I’m so delighted. Piketty’s work is just amazing!
Piketty has a nice prologue he uses on many of his talks. Once, in the 19th century, the distribution of wealth was well inside the Overton window. Why did it fall out?
He gives us a hypothesis. The 19th century consensus predictions were apocalyptic (consider Marx) and when these didn’t happen the entire discussion fell out of favor. Let’s ignore the great depression and the 2nd world war shall we?
Then, early in the 20th century a modicum of research showed a slight decrease in the problem in the US. That under minded the foundations. So that the dominate topic: democratic v.s. communist governance could stepped up and toss our hero out the window. At that point if you raised the topic the discussion immediately became “communism!”
Of course old habits die hard, but I guess the fall of communism allows the question a chance to come back into our discourse.
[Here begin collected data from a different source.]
struct CurveImage {
  ObjHdr *hdr;
  int32_t *off, *cnt;
  int64_t *time;
  uint8_t *flat;
  PointRec *rec;
  float *gain;
};
static __global__ void __launch_bounds__(256)
k_curve_upload(CurveImage src, CurveImage dst, const int32_t *changed, int row) {
  const int m = changed[blockIdx.x];
  const int off = src.off[m], n = src.cnt[m];
  if (threadIdx.x == 0) dst.off[m] = off, dst.cnt[m] = n, dst.hdr[m] = src.hdr[m];
  for (int i = threadIdx.x; i < n; i += 256) {
    dst.time[off + i] = src.time[off + i];
    dst.flat[off + i] = src.flat[off + i];
    dst.rec[off + i] = src.rec[off + i];
  }
  const size_t g0 = (size_t)off * row, gn = (size_t)n * row;
  const float4 *sg = reinterpret_cast<const float4 *>(src.gain + g0);
  float4 *dg = reinterpret_cast<float4 *>(dst.gain + g0);
  for (size_t i = threadIdx.x; i < gn / 4; i += 256) dg[i] = sg[i];
}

So three things drove the problem out the window: the failure of the apocalyptic predictions, a small modicum of research/data, and displacement in the discourse by the democracy v.s. communism governance dispute. It’s fun to flesh this out, but it’s just his prolog.
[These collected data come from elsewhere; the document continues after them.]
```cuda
__global__ void enc_grow_kernel(const uint16_t* src, const uint32_t* src_cb, long long src_cap,
                                uint16_t* dst, uint32_t* dst_cb, long long dst_cap,
                                const EncState* state) {
  const long long s = blockIdx.x;
  const uint32_t used = (state[s].cnt + 31u) & ~31u;
  for (uint32_t i = threadIdx.x; i < used; i += blockDim.x) dst[s * dst_cap + i] = src[s * src_cap + i];
  for (uint32_t i = threadIdx.x; i <= (state[s].cnt >> 5); i += blockDim.x)
    dst_cb[s * (dst_cap >> 5) + i] = src_cb[s * (src_cap >> 5) + i];
}

struct DecState {
  uint32_t base, span, value;
  uint32_t pos;
};

struct DecParams {
  const int32_t* lookup;
  const int2* rows;
  const uint2* pairs;
  const int4* rows4;
  int n_rows;
  long long lookup_len;
  long long n_pairs;
  int zero_win;
  const uint8_t* bytes;
  const long long* offsets;
  const int32_t* index;
  void* out;
  const float* qoff;
  const int32_t* coff;
  long long n;
  long long n_streams;
  DecState* state;
  DevError* err;
  const long long* sym_off;
};

struct ByteWindow {
  const uint8_t* p;
  long long len;
  uint32_t lane_word;
  uint32_t next;
};

__device__ __forceinline__ uint32_t bw_fetch(const ByteWindow& w, long long word_idx) {
  const long long b = 2 * word_idx;
  uint32_t hi = 0, lo = 0;
  if (b < w.len) hi = w.p[b];
  if (b + 1 < w.len) lo = w.p[b + 1];
  return (hi << 8) | lo;
}

__device__ __forceinline__ void bw_seek(ByteWindow& w, uint32_t pos, int lane) {
  w.lane_word = bw_fetch(w, (long long)(pos & ~31u) + lane);
  w.next = __shfl_sync(kFull, w.lane_word, pos & 31u);
}

struct DecChain {
  uint32_t base, span, value, pos;
};

__device__ __forceinline__ void dec_update(DecChain& c, ByteWindow& w, uint32_t a, uint32_t b, int lane) {
  c.base += a;
  c.span = b - a - 1u;
  if (c.span < 65536u) {
    c.base <<= 16;
    c.span = (c.span << 16) | 0xFFFFu;
    c.value = (c.value << 16) | w.next;
    c.pos += 1;
    if ((c.pos & 31u) == 0) {
      bw_seek(w, c.pos, lane);
    } else {
      w.next = __shfl_sync(kFull, w.lane_word, c.pos & 31u);
    }
  }
}

__device__ __forceinline__ int dec_symbol(DecChain& c, ByteWindow& w, const int32_t* cdf, int ncdf,
                                          uint32_t p, int lane) {
  const uint32_t v = c.value - c.base;
  int lo_i = 1;
  int n = ncdf - 1;
  int i;
  for (;;) {
    const int stride = (n + 31) >> 5;
    int off = (lane + 1) * stride - 1;
    if (off > n - 1) off = n - 1;
    const uint32_t cv = (uint32_t)cdf[lo_i + off];
    const bool pred = v < scale_cum(c.span, cv, p);
    const bool full = (cv == (1u << p)) && (c.span == 0xFFFFFFFFu);
    const unsigned m = __ballot_sync(kFull, pred || full);
    const int f = m ? (__ffs(m) - 1) : 31;
    if (stride == 1) {
      i = lo_i + min(f, n - 1);
      break;
    }
    const int skip = min(f * stride, n - 1);
    lo_i += skip;
    n = min(stride, n - skip);
  }
  const uint32_t ca = (uint32_t)cdf[i - 1];
  const uint32_t cb = (uint32_t)cdf[i];
  dec_update(c, w, scale_cum(c.span, ca, p), scale_cum(c.span, cb, p), lane);
  return i - 1;
}


constexpr int kDecGroup = 128;
constexpr int kRing = 2048;
constexpr int kRingAhead = 1536;

struct DecDesc {
  int win;
  uint32_t thr;
  int seg;
// ... 1516 lines not shown
```

Baseline: 13610.

## Triple-buffer the encoder warp pipeline and enlarge record blocks

Extends the producer/chain/drain warp-specialized encoder pipeline from double to triple buffering, with buffer indices rotating through next_buf. The named barrier ids are generalized so each buffer gets its own full and empty barriers. It also raises the block size from 256 to 384 records. The aim is to absorb rate jitter between stages so fewer warps stall on barrier waits. In exchange it uses more shared memory per CTA (ops are uint4 records), which may lower occupancy.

He uses the prologue to say two things to his audience. First it given them the license of welcome the discussion back. And secondly he can promise to behave. No apocalyptic visions for him! It’s a nice story arc isn’t it? It’s the classic: hero cast out of his home later returns having learned a life lesson. I particularly like the little ploy so common in horror movies of having the dead hand of a monster rise from the grave.